Capitolo I introduzione

Le banche centrali gestiscono l’economia mondiale in maniera aggregata.

L’inflazione comporta l’aumento generalizzato dei prezzi e per contenere il livello di inflazione intorno al 2%, la BCE regola i seguenti tassi.

  • Tasso d’interesse depositi;
  • Tasso operazioni di finanziamento principali: prestiti ad una settimana;
  • Tasso operazioni di finanziamento marginali: prestiti a breve termine.

Tassi di interessi alti per contrastare l’inflazione. L’aumento del costo dell’energia ha aumentato i prezzi generali e per questo la BCE ha iniziato a contrastare l’aumento dei prezzi, utilizzando i tassi d’interesse.

Ci possono essere dei fattori esogeni che influiscono sull’aumento dei prezzi.

Dal 2013 in poi la strategia economica della BCE è cambiata, passando da utilizzare tassi pari a zero e negativi, politica espansiva, a tassi d’interesse sempre più alti, politica restrittiva.

Crisi del 2008-2009

Nel 2008, l’economia mondiale è stata colpita da una disastrosa crisi economica.

Al tempo, le banche prestavano denaro a tutti e si scambiavano tra di loro titoli di credito chiamati sub-prime. I prestiti venivano divisi e condivisi tra altre banche.

Nel 2008, i debiti non vengono ripagati e falliscono banche importanti.

Conseguenze: riduzione dei consumi nazionali e delle importazioni e riduzione degli investimenti.

La riduzione delle importazioni, e l’evoluzione della crisi finanziaria si espanse anche fuori i confini americani diventando una crisi economica mondiale.
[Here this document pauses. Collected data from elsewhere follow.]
int leg_down(amg1d* h, Column& col, int l, int nPre, double alpha, bool zero0) {
    Level& lv = h->L[l];
    Transfer& t = h->T[l];
    Level& lc = h->L[l + 1];
    Column::Vecs& v = col.lv[(size_t)l];
    Column::Vecs& vc = col.lv[(size_t)l + 1];
    const bool zero = l > 0 || zero0;
    if (zero) v.cur = 0;
    RET(prof_mark(h, l, 0));
    if (lv.sharded && !zero && !h->p2p.on) RET(op_halo(h, v.x[v.cur].p, lv.n, lv.m));
    if (h->opt_fused && t.fusable && !lv.smooth_tri) {
        const int ob = zero ? 0 : 1 - v.cur;
        cudaError_t le = cudaSuccess;
        const bool p2p = h->p2p.on && lv.sharded;
        const HaloLeg hl = p2p ? make_halo_leg(h, l, true, ob) : HaloLeg();
        int fr = fused_down(lv.md, t.mc, make_map_closed(t), nPre, zero, lv.mat, make_pat(h, l), v.b.p, v.x[v.cur].p,
                            v.x[ob].p, tp0(t), tp1(t), vc.b.p, lv.n, lv.n + (lv.gr ? t.cover_extra : 0),
                            alpha, make_slab(h, l), h->stream, h->opt_pdl != 0, &le, leg_rec(h, lv, t.mc), hl);
        if (fr == FUSED_NA && h->opt_rows) {
            if (p2p) RET(op_p2p_wait_for(h, hl));
            fr = rows_down(lv.md, t.mc, make_map_closed(t), nPre, zero, lv.mat, make_pat(h, l), v.b.p, v.x[v.cur].p,
                           v.x[ob].p, tp0(t), tp1(t), vc.b.p, lv.n, lv.n + (lv.gr ? t.cover_extra : 0), alpha,
                           make_slab(h, l), h->opt_rows, rows_rpt(h, l), h->stream, h->opt_pdl != 0, &le);
            if (fr == FUSED_OK && p2p) {
                if (lc.sharded) RET(op_p2p_push(h, col, 2 * l, l, ob, l + 1, 2));
                else RET(op_p2p_push(h, col, 2 * l, l, ob));
            }
        }
        if (fr == FUSED_ERR) return fail(h, AMG1D_ERR_CUDA, "f_down launch failed on level %d: %s", l, cudaGetErrorString(le));
        if (fr == FUSED_OK) {
            v.cur = ob;
            h->launch_counter++;
            LAUNCH_CHECK();
            RET(prof_mark(h, l, 0));
            return AMG1D_OK;
        }
    }
    if (lv.sharded)
        return fail(h, AMG1D_ERR_UNSUPPORTED, "level %d: sharded levels need the fused kernels "
                    "(a block size / transfer with a fused leg, closed-form transfer, option fused = 1)", l);
    if (zero && nPre == 0) CK(cudaMemsetAsync(v.x[0].p, 0, (size_t)v.x[0].len * 8, h->stream));
    for (int s = 0; s < nPre; ++s) {
        if (zero && s == 0) {
            RET(op_sweep(h, l, v.b.p, v.x[0].p, v.x[0].p, alpha, 1));
        } else {
            RET(op_sweep(h, l, v.b.p, v.x[v.cur].p, v.x[1 - v.cur].p, alpha, 0));
            v.cur = 1 - v.cur;
        }
    }
    if (h->opt_fused && t.single_parent_uniform &&
        fused_residual_restrict(lv.md, t.mc, make_map_closed(t), lv.mat, v.b.p, v.x[v.cur].p, t.P0,
                                vc.b.p, lv.n, h->stream)) {
        h->launch_counter++;
        LAUNCH_CHECK();
    } else {
        RET(op_apply(h, l, v.b.p, v.x[v.cur].p, h->scratch.p, 1));
        RET(op_restrict(h, l, h->scratch.p, vc.b.p));
    }
    return prof_mark(h, l, 0);
}

int leg_up(amg1d* h, Column& col, int l, int nPost, double alpha, bool fuse_norm, bool* norm_done, bool* halo_pushed) {
    *halo_pushed = false;
    Level& lv = h->L[l];
    Transfer& t = h->T[l];
    Column::Vecs& v = col.lv[(size_t)l];
    Column::Vecs& vc = col.lv[(size_t)l + 1];
    RET(prof_mark(h, l, 1));
    if (h->opt_fused && t.fusable && !lv.smooth_tri) {
        int nb = 0;
        cudaError_t le = cudaSuccess;
        const bool p2p = h->p2p.on && lv.sharded;
        const int ob = 1 - v.cur;
        const bool push_inside = l > 0 || ob == 0;
        const HaloLeg hl = p2p ? make_halo_leg(h, l, false, push_inside ? ob : -1) : HaloLeg();
        int fr = fused_up(lv.md, t.mc, make_map_closed(t), nPost, lv.mat, make_pat(h, l), v.b.p, v.x[v.cur].p,
                          v.x[1 - v.cur].p, tp0(t), tp1(t), vc.x[vc.cur].p, lv.n, alpha,
                          fuse_norm ? col.partial : nullptr, h->partial_cap, &nb, make_slab(h, l),
                          h->stream, h->opt_pdl != 0, &le, leg_rec(h, lv, t.mc), hl);
        if (fr == FUSED_OK && p2p && push_inside) *halo_pushed = true;
        if (fr == FUSED_NA && h->opt_rows) {
            if (p2p) RET(op_p2p_wait_for(h, hl));
            fr = rows_up(lv.md, t.mc, make_map_closed(t), nPost, lv.mat, make_pat(h, l), v.b.p, v.x[v.cur].p,
                         v.x[1 - v.cur].p, tp0(t), tp1(t), vc.x[vc.cur].p, lv.n, alpha,
                         fuse_norm ? col.partial : nullptr, h->partial_cap, &nb, make_slab(h, l), h->opt_rows,
                         rows_rpt(h, l), h->stream, h->opt_pdl != 0, &le);
        }
        if (fr == FUSED_ERR) return fail(h, AMG1D_ERR_CUDA, "f_up launch failed on level %d: %s", l, cudaGetErrorString(le));
        if (fr == FUSED_OK) {
            v.cur = 1 - v.cur;
            h->launch_counter++;
            LAUNCH_CHECK();
            RET(prof_mark(h, l, 1));
            if (fuse_norm) {
                RET(op_reduce_partials(h, col, nb, 0, true));
                *norm_done = true;
            }
            return AMG1D_OK;
        }
    }
    if (lv.sharded)
        return fail(h, AMG1D_ERR_UNSUPPORTED, "level %d: sharded levels need the fused kernels", l);
    RET(op_prolong(h, l, vc.x[vc.cur].p, v.x[v.cur].p, 1));
    for (int s = 0; s < nPost; ++s) {
        RET(op_sweep(h, l, v.b.p, v.x[v.cur].p, v.x[1 - v.cur].p, alpha, 0));
        v.cur = 1 - v.cur;
    }
    return prof_mark(h, l, 1);
}

int enqueue_vcycle(amg1d* h, Column& col, int nPre, int nPost, double alpha, bool want_norm, bool zero0) {
    const int nl = h->n_levels;
    const int g = h->gather_level;
    bool norm_done = false;
    if (g >= 0) {
        int need = std::max(nPre, nPost) + 1;
        for (int l = 0; l < nl - 1; ++l)
            if (h->L[l].sharded) need = std::max(need, std::max(nPre, nPost) + 1 + h->T[l].reach);
        if (need > h->ghost_depth)
            return fail(h, AMG1D_ERR_ARG, "nPre / nPost need ghost_depth >= %d (option \"ghost_depth\", "
                        "before the first level is set)", need);
    }
    const int ts = (h->tail_start > 0 && h->L[h->tail_start].present) ? h->tail_start : nl;
    const bool p2p = g >= 0 && h->p2p.on;
    bool u0_pushed = false;
    if (p2p) RET(op_p2p_begin_cycle(h));
    for (int l = 0; l < nl - 1 && l < ts; ++l) {
        Level& lv = h->L[l];
        if (!lv.present) break;
        RET(leg_down(h, col, l, nPre, alpha, zero0));
        if (lv.sharded) {
            Level& lc = h->L[l + 1];
            Column::Vecs& v = col.lv[(size_t)l];
            if (p2p) {
                if (!lc.sharded) RET(op_gather_rhs(h, col, l + 1));
            } else if (lc.sharded) RET(op_halo(h, v.x[v.cur].p, lv.n, lv.m, col.lv[(size_t)l + 1].b.p, lc.n, lc.m));
            else {
                RET(op_halo(h, v.x[v.cur].p, lv.n, lv.m));
                RET(op_gather_rhs(h, col, l + 1));
            }
        }
    }
    if (ts < nl) {
        for (int l = ts; l < nl; ++l) col.lv[(size_t)l].cur = 0;
        cudaError_t te = tail_launch(h->L[ts].m, h->d_tail, nl - ts, h->coarse_fac, nPre, nPost, alpha,
                                     h->tail_plan_, h->stream, h->opt_pdl != 0);
        if (te != cudaSuccess) return fail(h, AMG1D_ERR_CUDA, "f_tail launch failed: %s", cudaGetErrorString(te));
        h->launch_counter++;
    } else if (h->L[nl - 1].present) {
        Column::Vecs& v = col.lv[(size_t)nl - 1];
        if (nl > 1 || zero0) v.cur = 0;
        RET(op_coarse(h, v.b.p, v.x[v.cur].p));
    }
    for (int l = std::min(nl - 2, ts - 1); l >= 0; --l) {
        Level& lv = h->L[l];
        Level& lc = h->L[l + 1];
        Column::Vecs& v = col.lv[(size_t)l];
        if (!lv.present) continue;
        if (lv.sharded && !lc.sharded) RET(op_scatter_sol(h, col, l + 1));
        bool pushed = false;
        RET(leg_up(h, col, l, nPost, alpha, want_norm && l == 0, &norm_done, &pushed));
        if (p2p && lv.sharded) {
            if (l == 0) u0_pushed = pushed;
            else if (!pushed) RET(op_p2p_push(h, col, 2 * l + 1, l, v.cur));
        } else if (lv.sharded && l > 0) RET(op_halo(h, v.x[v.cur].p, lv.n, lv.m));
    }
    Column::Vecs& v0 = col.lv[0];
    if (v0.cur != 0) {
        CK(cudaMemcpyAsync(v0.x[0].p, v0.x[1].p, (size_t)v0.x[0].len * 8, cudaMemcpyDeviceToDevice,
                           h->stream));
        v0.cur = 0;
    }
    if (p2p && h->L[0].sharded && !u0_pushed) RET(op_p2p_push(h, col, 1, 0, 0));
    if (want_norm && !norm_done) RET(op_resnorm(h, col, 0, 0));
    return AMG1D_OK;
}

template <class Enqueue>
int replay_vcycle(amg1d* h, GraphEntry (&cache)[4], const GraphEntry& key, bool parity0, int64_t* launches,
                  Enqueue enqueue) {
    if (!h->opt_graph || h->opt_profile) {
        const int64_t c0 = h->launch_counter;
        RET(enqueue());
        *launches = h->launch_counter - c0;
        return AMG1D_OK;
    }
    GraphEntry* ge = nullptr;
    for (auto& g : cache)
        if (g.exec && g.mask == key.mask && g.pre == key.pre && g.post == key.post && g.alpha == key.alpha &&
            g.norm == key.norm && g.zero0 == key.zero0)
            ge = &g;
    if (!ge) {
        ge = &cache[0];
        for (auto& g : cache) if (!g.exec) { ge = &g; break; } else if (g.stamp < ge->stamp) ge = &g;
        if (ge->exec) { cudaGraphExecDestroy(ge->exec); ge->exec = nullptr; }
        if (!parity0) return fail(h, AMG1D_ERR_STATE, "internal: level-0 buffer parity");
        cudaGraph_t g = nullptr;
        const int64_t c0 = h->launch_counter;
        CK(cudaStreamBeginCapture(h->stream, cudaStreamCaptureModeThreadLocal));
        int rc = enqueue();
        cudaError_t ce = cudaStreamEndCapture(h->stream, &g);
        if (rc != AMG1D_OK) { if (g) cudaGraphDestroy(g); return rc; }
        if (ce != cudaSuccess) return fail(h, AMG1D_ERR_CUDA, "graph capture failed: %s", cudaGetErrorString(ce));
        const int64_t n = h->launch_counter - c0;
        h->launch_counter = c0;
        cudaGraphExec_t exec = nullptr;
        ce = cudaGraphInstantiate(&exec, g, 0);
        cudaGraphDestroy(g);
        if (ce != cudaSuccess) return fail(h, AMG1D_ERR_CUDA, "graph instantiate failed: %s", cudaGetErrorString(ce));
        *ge = key;
        ge->exec = exec;
        ge->launches = n;
    }
    ge->stamp = ++h->graph_clock;
    CK(cudaGraphLaunch(ge->exec, h->stream));
    *launches = ge->launches;
    h->launch_counter += ge->launches;
    return AMG1D_OK;
}

int run_vcycle(amg1d* h, Column& col, int nPre, int nPost, double alpha, bool want_norm, bool zero0 = false) {
    if (nPre < 0 || nPost < 0) return fail(h, AMG1D_ERR_ARG, "nPre and nPost must be >= 0");
    GraphEntry key;
    key.pre = nPre; key.post = nPost; key.alpha = alpha; key.norm = (int)want_norm; key.zero0 = (int)zero0; key.mask = 1;
    RET(replay_vcycle(h, h->graphs, key, col.lv[0].cur == 0, &h->launches_per_cycle,
                      [&] { return enqueue_vcycle(h, col, nPre, nPost, alpha, want_norm, zero0); }));
    h->norm_valid = want_norm;
    return AMG1D_OK;
}
// ... 2076 lines not shown
    if (h->nranks > 1) return fail(h, AMG1D_ERR_UNSUPPORTED, "per-level host operations are single-GPU only");
    if (level < 0 || level >= h->n_levels - 1) return fail(h, AMG1D_ERR_ARG, "transfer %d out of range", level);
    if (!xf || !xc) return fail(h, AMG1D_ERR_ARG, "null vector");
    invalidate_graph(h);
    Column::Vecs& vc = h->res.lv[(size_t)level + 1];
    double* cin = vc.x[1 - vc.cur].p;
    RET(to_device(h, level + 1, xc, cin));
    RET(op_prolong(h, level, cin, h->scratch.p, 0));
    return to_host(h, level, h->scratch.p, xf);
}

int amg1d_coarse_solve(amg1d_t* h, double* x, const double* b) {
    RET(check_ready(h));
    if (h->nranks > 1) return fail(h, AMG1D_ERR_UNSUPPORTED, "per-level host operations are single-GPU only");
    if (!x || !b) return fail(h, AMG1D_ERR_ARG, "null vector");
    invalidate_graph(h);
    const int l = h->n_levels - 1;
    Column::Vecs& v = h->res.lv[(size_t)l];
    double* bin = v.x[1 - v.cur].p;
    RET(to_device(h, l, b, bin));
    RET(op_coarse(h, bin, h->scratch.p));
    return to_host(h, l, h->scratch.p, x);
}

int amg1d_direct_solve(amg1d_t* h, int level, double* x, const double* b) {
    RET(check_ready(h));
    if (h->nranks > 1) return fail(h, AMG1D_ERR_UNSUPPORTED, "per-level host operations are single-GPU only");
    if (!valid_level(h, level)) return fail(h, AMG1D_ERR_ARG, "level %d out of range", level);
    if (!x || !b) return fail(h, AMG1D_ERR_ARG, "null vector");
    if (h->direct.size() < (size_t)h->n_levels) h->direct.resize((size_t)h->n_levels);
    BcrSolver& S = h->direct[(size_t)level];
    if (!S.ready()) RET(bcr_factor(h, S, level));
    invalidate_graph(h);
    Column::Vecs& v = h->res.lv[(size_t)level];
    double* bin = v.x[1 - v.cur].p;
    RET(to_device(h, level, b, bin));
    CK(S.solve(bin, h->scratch.p, h->stream, &h->launch_counter));
    return to_host(h, level, h->scratch.p, x);
}

int amg1d_set_option(amg1d_t* h, const char* key, int64_t value) {
    if (!h || !key) return AMG1D_ERR_ARG;
    invalidate_graph(h);
    if (!strcmp(key, "fused")) h->opt_fused = (int)value;
    else if (!strcmp(key, "graph")) h->opt_graph = (int)value;
    else if (!strcmp(key, "pdl")) h->opt_pdl = (int)value;
    else if (!strcmp(key, "rows_window")) {
        if (value != 0 && !rows_window_ok((int)value)) return fail(h, AMG1D_ERR_ARG, "rows_window must be 0, 32 or 64");
        h->opt_rows = (int)value;
    }
    else if (!strcmp(key, "pattern_resident")) {
        if (value < 0 || value > 2) return fail(h, AMG1D_ERR_ARG, "pattern_resident must be 0, 1 or 2");
        h->opt_pattern = (int)value;
    }
    else if (!strcmp(key, "p2p_halo")) {
        if (h->finalized) return fail(h, AMG1D_ERR_STATE, "'p2p_halo' must be set before amg1d_finalize");
        h->opt_p2p = value != 0;
    }
    else if (!strcmp(key, "dinv_registers")) h->opt_dvreg = (int)value;
    else if (!strcmp(key, "leg_pipeline_min")) {
        if (value < 0) return fail(h, AMG1D_ERR_ARG, "leg_pipeline_min must be >= 0");
        h->opt_pipe_min = value;
    }
    else if (!strcmp(key, "recompute_dinv_max")) {
        if (value < 1 || value > 5) return fail(h, AMG1D_ERR_ARG, "recompute_dinv_max must be in [1, 5]");
        h->opt_dvrec_max = (int)value;
    }
    else if (!strcmp(key, "leg_pipeline")) {
        if (value < 0 || value > 2) return fail(h, AMG1D_ERR_ARG, "leg_pipeline must be 0, 1 or 2");
        h->opt_pipe = (int)value;
    }
    else if (!strcmp(key, "recompute_dinv")) {
        if (value < 0) return fail(h, AMG1D_ERR_ARG, "recompute_dinv must be >= 0");
        h->opt_dvrec = (int)value;
    }
    else if (!strcmp(key, "rows_per_thread")) {
        if (value != 0 && !rows_rpt_ok((int)value)) return fail(h, AMG1D_ERR_ARG, "rows_per_thread must be 0 (auto), 1, 2 or 3");
        h->opt_rows_rpt = (int)value;
    }
    else if (!strcmp(key, "coarse_cta_elems")) {
        h->opt_coarse_cta = value;
        if (h->finalized) { CK(cudaSetDevice(h->device)); CK(cudaStreamSynchronize(h->stream)); RET(build_tail(h)); }
    }
    else if (!strcmp(key, "ghost_depth") || !strcmp(key, "shard_min") || !strcmp(key, "compress")) {
        for (auto& lv : h->L)
            if (lv.set) return fail(h, AMG1D_ERR_STATE, "'%s' must be set before the first level", key);
        if (!strcmp(key, "compress")) { h->opt_compress = value != 0; return AMG1D_OK; }
        if (value < 1) return fail(h, AMG1D_ERR_ARG, "'%s' must be >= 1", key);
        if (!strcmp(key, "ghost_depth")) {
            if ((value + 2) * 8 > PAD_FRONT) return fail(h, AMG1D_ERR_ARG, "ghost_depth must be <= %d", PAD_FRONT / 8 - 2);
            h->ghost_depth = (int)value;
        } else h->shard_min = value;
    }
    else if (!strcmp(key, "profile")) {
        h->opt_profile = (int)value;
        for (auto& pr : h->prof) { for (auto ev : pr.ev) cudaEventDestroy(ev); pr.ev.clear(); }
    }
    else return fail(h, AMG1D_ERR_ARG, "unknown option '%s'", key);
    return AMG1D_OK;
}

La crisi bancaria diventa nel corso dei mesi una crisi economica a livello mondiale, rischiando di far fallire il governo greco.

La pandemia del 2020

Le recessioni causate da una pandemia sono diverse, non sono provocate da alcuno squilibrio nell’economia, ma da uno shock esogeno e inatteso. Questo colpisce l’economia in tre modi:

  • Spezzando le catene produttive chi usava prodotti intermedi importanti ha fermato le produzioni, shock costo dei beni;
  • Per rallentare il diffondersi del virus, gran parte dei paesi ha scelto di limitare la mobilità delle persone e molti hanno smesso di lavorare e questo ha comportato uno shock che ha limitato la produzione, shock domanda di personale;
  • La caduta dei redditi familiari ha provocato un improvviso rallentamento dei consumi, shock dei consumi.

Uno degli obiettivi di uno stato è quello di aumentare il PIL, nonostante questo indice non indichi la qualità della vita e la distribuzione della ricchezza.

Indicatori macroeconomici:

  • Livello della produzione aggregata, PIL;
  • Livello del reddito pro capite, PIL pro capite;
  • Indice di Gini, indica distribuzione egualitaria della ricchezza in un paese.

Variabili macroeconomiche:

  • Tasso di crescita della produzione: tasso a cui la produzione varia nel tempo;
  • Tasso di disoccupazione: proporzione di lavoratori non occupati e in cerca di occupazione; disoccupato: chi ha l’età per lavorare ma non lavora e cerca lavoro ma non lo trova. (2): sbilanciamento tra domanda ed offerta di lavoro.
  • Tasso di inflazione: tasso di crescita del prezzo medio dei beni nell’economia.

Lezione 22 marzo

Capitolo II introduzione

Produzione aggregata: produzione e reddito.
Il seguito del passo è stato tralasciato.